All cultures exposed to spent media collected from a culture displaying a synchronised infection (washed five times to remove all unbound virus immediately following MOI 5 infection) lysed eventually (Figure 7), indicating a low level of transient or reversible binding of viruses to Chlorella cells. This means that, when we perform virus titration analysis in environmental samples, we are quantifying the fraction of the virus that is free or unbound to cell or cell debris. Therefore, when we infect a culture with lower MOI, the pfu released per cells could be greater than what can be measured, explaining why the virus isolate is perceived to have a shorter lytic cycle at lower MOI.

This conclusion does not hold for all the chlorovirus isolates investigated. For example, PBCV-1 at lower MOI lysed all the cells within the expected time windows, suggesting that there are relative differences in binding affinities to cell wall components between the different virus isolates. It is reported that chlorovirus stocks were more stable when stored with cell debris compared to filtration prior to storage [32], suggesting that storage in the presence of cell debris post-lysis may act to stabilise released viral particles from degradation and inactivation. We believe that storing chlorovirus particles with cell debris acts to not only stabilise them, but, due to a release over time in storage of those particles that are initially bound to debris and, therefore, un-infective, there is a greater stability of average pfu/sample over time. Particles that are initially un-infective within a given sample due to being bound to cell debris are released over time and become infective, replacing free viral particles that naturally deteriorate over prolonged storage. It is the relative on–off rate of the viral particle binding to cell wall components that could underpin the difference in behaviours observed across various viral isolates. It seems that the ratio between the free virus in the supernatant and the bound virus to cell wall/cell debris is constant, with an increase in both when adding more virus to the culture by cell burst, suggesting multiple binding sites on the Chlorella cell wall [32,33].

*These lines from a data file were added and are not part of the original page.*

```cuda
extern "C" {
cudaError_t msk_round_smem_attr(size_t bytes);
size_t msk_round_smem_bytes(uint32_t cap);
// ... 541 lines not shown
  c.server_max_window = c.server_max_window ? pow2_at_least(c.server_max_window) : std::min(c.max_window, c.server_ring_cap);
  if (c.server_max_window > c.server_ring_cap) c.server_max_window = c.server_ring_cap;
  if (c.server_max_window > c.max_window) {
    set_err("server_max_window must not exceed max_window");
    return MS_ERR_ARG;
  }
  if (!c.journal_cap_log2) c.journal_cap_log2 = 22;
  if (c.journal_level > 2) c.journal_level = 2;
  if (!c.mailbox_cap) c.mailbox_cap = 1u << 16;
  if (!c.inject_cap) c.inject_cap = 1u << 16;
  if (!c.gset_interval_ms) c.gset_interval_ms = 5000;
  s->use_calendar = c.latency_mean_ms > 0;
  if (s->use_calendar) {
    c.calendar_slots = pow2_at_least(c.calendar_slots ? c.calendar_slots
                                                      : std::min<uint32_t>(16384u, std::max<uint32_t>(64u, 32u * c.latency_mean_ms)));
    const uint32_t hist = history_rows(c.reserved[0], c.max_endpoints + 8u);
    while (c.calendar_slots > 4 && c.calendar_slots > hist / 4) c.calendar_slots >>= 1;
    if (!c.calendar_cap) c.calendar_cap = 1u << 16;
  }
  if (c.n_shards == 0) c.n_shards = 1;
  if (c.n_shards > 8 || c.shard_id >= c.n_shards) { set_err("n_shards must be <= 8 and shard_id < n_shards"); return MS_ERR_ARG; }
  if (c.threads_per_node && (c.threads_per_node % 32 || c.threads_per_node > 512)) {
    set_err("threads_per_node must be a multiple of 32 in [32,512]");
    return MS_ERR_ARG;
  }
  {
    const uint32_t* ladder = kClsLadder;
    const int thr_gset[4] = {256, 256, 256, 512};
    const int* thr = c.workload == MS_W_GSET ? thr_gset : kClsThreads;
    s->n_classes = 0;
    for (int k = 0; k < 4; k++) {
      const uint32_t cap = std::min(ladder[k], c.max_window);
      s->class_cap[s->n_classes] = cap;
      s->class_threads[s->n_classes] = c.threads_per_node ? (int)c.threads_per_node : thr[k];
      s->n_classes++;
      if (cap == c.max_window) break;
    }
  }

  int ndev = 0;
  if (cudaGetDeviceCount(&ndev) != cudaSuccess || ndev == 0) {
    set_err("no CUDA device: maelstrom_b200 has no CPU fallback");
    return MS_ERR_CUDA;
  }
  s->device = c.device;
  CK(cudaSetDevice(s->device));
  CK(cudaStreamCreateWithFlags(&s->stream, cudaStreamNonBlocking));
  for (int k = 0; k < 4; k++) CK(cudaStreamCreateWithFlags(&s->aux_streams[k], cudaStreamNonBlocking));
  for (int k = 0; k < 5; k++) CK(cudaEventCreateWithFlags(&s->aux_events[k], cudaEventDisableTiming));

  Params& P = s->P;
  memset(&P, 0, sizeof P);
  const uint32_t M = c.max_endpoints;
  const bool compact = c.workload == MS_W_BROADCAST;
  const size_t n_ctr = (size_t)M + (compact ? c.n_nodes : 0u);
  int rc;
  if ((rc = s->dalloc(&P.st, 1))) return rc;
  if ((rc = s->dalloc(&P.np, 1))) return rc;
  if ((rc = s->dalloc(&P.kind, M))) return rc;
  if ((rc = s->dalloc(&P.tail, n_ctr))) return rc;
  if ((rc = s->dalloc(&P.limit, n_ctr))) return rc;
  if ((rc = s->dalloc(&P.head, n_ctr))) return rc;
  if ((rc = s->dalloc(&P.ep_born, M))) return rc;
  {
    const size_t full_vecs = ((size_t)c.n_nodes * c.server_ring_cap + (size_t)(M - c.n_nodes) * c.ring_cap) * 3;
    const size_t compact_vecs = compact ? (size_t)c.n_nodes * c.server_ring_cap : 0;
    void* ptr = nullptr;
    CK(cudaMalloc(&ptr, (full_vecs + compact_vecs) * 16));
    s->allocs.push_back(ptr);
    P.ring = (uint4*)ptr;
    P.cring_off = full_vecs;
    P.cq = compact ? M : 0u;
  }
  P.ring_cap = c.ring_cap;
  P.ring_cap_s = c.server_ring_cap;
  P.n_servers = c.n_nodes;
  P.n_ep = c.n_nodes;
  P.n_inj_tickets = 8;
  P.max_window = c.max_window;
  P.max_window_s = c.server_max_window;
  s->use_graph = c.reserved[1] == 1;
  P.n_shards = c.n_shards;
  P.shard_id = c.shard_id;
  {
    P.t_max = M + P.n_inj_tickets;
    const uint32_t hist = history_rows(c.reserved[0], P.t_max);
    P.hist = hist;
    P.hist_mask = hist - 1;
    if ((rc = s->dalloc(&P.rmeta, hist))) return rc;
    if ((rc = s->dalloc(&P.rt_em, (size_t)hist * P.t_max))) return rc;
    if ((rc = s->dalloc(&P.rt_ev, (size_t)hist * P.t_max))) return rc;
    if ((rc = s->dalloc(&P.rt_chunk, (size_t)hist * P.t_max))) return rc;
    if ((rc = s->dalloc(&P.rt_cnt, (size_t)hist * P.t_max))) return rc;
    std::vector<RoundMeta> init(hist);
    memset(init.data(), 0, init.size() * sizeof(RoundMeta));
    for (uint32_t i = 1; i < hist; i++) init[i].round = ~0ull;
    CK(cudaMemcpyAsync(P.rmeta, init.data(), init.size() * sizeof(RoundMeta), cudaMemcpyHostToDevice, s->stream));
    CK(cudaStreamSynchronize(s->stream));
  }
  P.jlevel = c.journal_level;
  P.jdiscard = c.journal_discard;
  if (c.journal_level) {
    const uint64_t J = 1ull << c.journal_cap_log2;
    void* ptr = nullptr;
    CK(cudaMalloc(&ptr, J * 16));
    s->allocs.push_back(ptr);
    P.jraw = (uint4*)ptr;
    P.jmask = J - 1;
    if (c.journal_level >= 2) {
      CK(cudaMalloc(&ptr, J * 32));
      s->allocs.push_back(ptr);
      P.jbody = (uint4*)ptr;
    }
  }
  if ((rc = s->dalloc(&P.comp, M))) return rc;
  P.seed_lo = c.seed_lo;
  P.seed_hi = c.seed_hi;
  P.workload = c.workload;
  P.topology = c.topology;
  P.n_values = c.n_values;
  P.bm_words = (c.n_values + 31) / 32;
  if (c.workload == MS_W_BROADCAST || c.workload == MS_W_GSET) {
    if ((rc = s->dalloc(&P.bitmap, (size_t)c.n_nodes * P.bm_words))) return rc;
    if ((rc = s->dalloc(&P.set_count, c.n_nodes))) return rc;
    if (c.topology != MS_TOPO_TOTAL) {
      std::vector<uint32_t> off(c.n_nodes + 1, 0), nbr, tmp;
      for (uint32_t k = 0; k < c.n_nodes; k++) {
        topo_neighbors(c.topology, c.n_nodes, k, tmp);
        nbr.insert(nbr.end(), tmp.begin(), tmp.end());
        off[k + 1] = (uint32_t)nbr.size();
      }
      if ((rc = s->dalloc(&P.nbr_off, off.size()))) return rc;
      if ((rc = s->dalloc(&P.nbr, nbr.size() + 1))) return rc;
      CK(cudaMemcpyAsync(P.nbr_off, off.data(), off.size() * 4, cudaMemcpyHostToDevice, s->stream));
      if (!nbr.empty()) CK(cudaMemcpyAsync(P.nbr, nbr.data(), nbr.size() * 4, cudaMemcpyHostToDevice, s->stream));
      CK(cudaStreamSynchronize(s->stream));
    }
  } else if (c.workload == MS_W_ECHO) {
    if ((rc = s->dalloc(&P.next_msg_id, c.n_nodes))) return rc;
  }
  P.family = c.workload == MS_W_GSET ? 1u : (c.workload >= MS_W_RAFT ? 4u : 0u);
  if (c.workload == MS_W_TXN_TREE) {
    if (c.n_shards > 1) { set_err("MS_W_TXN_TREE runs on one GPU (tree records are read across nodes)"); return MS_ERR_ARG; }
    const size_t N = c.n_nodes;
    P.tt_per_node = c.reserved[3] ? c.reserved[3] : 256u;
    P.tt_cache_mask = pow2_at_least(c.reserved[4] ? c.reserved[4] : 1024u) - 1u;
    const uint64_t n_ptrs = 2ull + (uint64_t)N * P.tt_per_node;
    if (n_ptrs > (1ull << 31)) { set_err("MS_W_TXN_TREE: n_nodes x reserved[3] pointers do not fit"); return MS_ERR_ARG; }
    if (!c.reserved[2]) c.reserved[2] = (uint32_t)n_ptrs;
    if ((rc = s->dalloc(&P.tt_node, N)) || (rc = s->dalloc(&P.tt_recs, (size_t)n_ptrs * 64)) ||
        (rc = s->dalloc(&P.tt_cache, N * ((size_t)P.tt_cache_mask + 1))) || (rc = s->dalloc(&P.tt_queue, N * kTreeQueue)))
      return rc;
    mst::Rec empty{};
    empty.type = 1; empty.lo = 0; empty.hi = (uint8_t)mst::kRing; empty.n = 0;
    CK(cudaMemcpyAsync(P.tt_recs + (size_t)(mst::kPtrEmpty - 1u) * 64, &empty, sizeof empty, cudaMemcpyHostToDevice, s->stream));
    CK(cudaStreamSynchronize(s->stream));
  }
  if (c.workload == MS_W_TXN || c.workload == MS_W_TXN_TREE) {
    const size_t N = c.n_nodes;
    P.rf_stage_cap = c.workload == MS_W_TXN_TREE ? c.server_max_window * (mst::kMaxWrites + 2u) + 64u : c.server_max_window + 16u;
    P.rf_cb_mask = pow2_at_least(c.reserved[5] ? c.reserved[5] : kRaftCallbacks) - 1u;
    if (c.workload == MS_W_TXN_TREE && P.rf_cb_mask + 1u < 128u) P.rf_cb_mask = 127u;
    if ((rc = s->dalloc(&P.rf_node, N)) || (rc = s->dalloc(&P.rf_cb, N * ((size_t)P.rf_cb_mask + 1) * 2)) ||
        (rc = s->dalloc(&P.rf_stage, N * P.rf_stage_cap * 3)))
      return rc;
  }
  if (c.workload == MS_W_RAFT) {
    const size_t N = c.n_nodes;
    P.rf_n_keys = c.reserved[2] ? c.reserved[2] : 4096u;
    P.rf_log_cap = c.reserved[3] ? c.reserved[3] : 4096u;
    P.rf_group = (c.reserved[4] && c.reserved[4] < c.n_nodes) ? c.reserved[4] : 0u;
    P.rf_gmax = P.rf_group ? P.rf_group : c.n_nodes;
    P.rf_cb_mask = pow2_at_least(c.reserved[5] ? c.reserved[5] : kRaftCallbacks) - 1u;
    P.rf_stage_cap = c.server_max_window + 2u * P.rf_gmax + P.rf_log_cap + 16u;
    P.rf_vote_words = (P.rf_gmax + 31u) / 32u;
    const uint64_t heap_want = std::max<uint64_t>(std::max<uint64_t>(1u << 16, 8ull * P.rf_log_cap), 64ull * c.n_nodes);
    if (heap_want > (1ull << 30)) { set_err("Raft payload heap too large"); return MS_ERR_ARG; }
    const uint32_t heap_words = pow2_at_least((uint32_t)heap_want);
    P.rf_heap_mask = heap_words - 1u;
    if ((rc = s->dalloc(&P.rf_node, N)) || (rc = s->dalloc(&P.rf_log, N * P.rf_log_cap * 2)) ||
        (rc = s->dalloc(&P.rf_kv_val, N * P.rf_n_keys)) || (rc = s->dalloc(&P.rf_kv_has, N * P.rf_n_keys)) ||
        (rc = s->dalloc(&P.rf_next, N * P.rf_gmax)) || (rc = s->dalloc(&P.rf_match, N * P.rf_gmax)) ||
        (rc = s->dalloc(&P.rf_scratch, N * P.rf_gmax)) || (rc = s->dalloc(&P.rf_cb, N * ((size_t)P.rf_cb_mask + 1) * 2)) ||
        (rc = s->dalloc(&P.rf_votes, N * P.rf_vote_words)) || (rc = s->dalloc(&P.rf_stage, N * P.rf_stage_cap * 3)) ||
        (rc = s->dalloc(&P.rf_heap, (size_t)heap_words)) || (rc = s->dalloc(&P.rf_heap_cursor, 1)) ||
        (rc = s->dalloc(&P.rf_ext_off, N * kRaftExt + (N * kRaftExt + 1) / 2)))
      return rc;
    P.rf_ext_tag = reinterpret_cast<uint32_t*>(P.rf_ext_off + N * kRaftExt);
// ... 1421 lines not shown
```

As we have shown, the Algem HT24 and Algem PRO are powerful tools for accurate and continuous monitoring of virus–host interactions. Potentially, other lab-scale photobioreactors that incorporate non-invasive continuous monitoring and precision control of parameters necessary to maintain defined growth conditions could also be used to follow microalgae viral–host interactions. Here, we gained insight on viral lytic cycles, mechanism of infection, stability, mechanism of virus release, quantification of pfu released per cell, and possible environmental impacts. In this instance, the combination of the larger-precision lab-scale photobioreactor (Algem PRO) affording accurate control of multiple variables with the higher throughput system (Algem HT24) enabled a deeper understanding of viral–host biology to be gained than could have been achieved through the use of one system alone. The approach and tools validated herein could be generally applied to any algal–viral system, enabling investigation into areas including but not limited to viral coinfection mechanisms, host/virus evolution, population/community dynamics, and, potentially, the impact of other microorganisms, including bacteria and predators, such as Paramecium, on virus/host systems.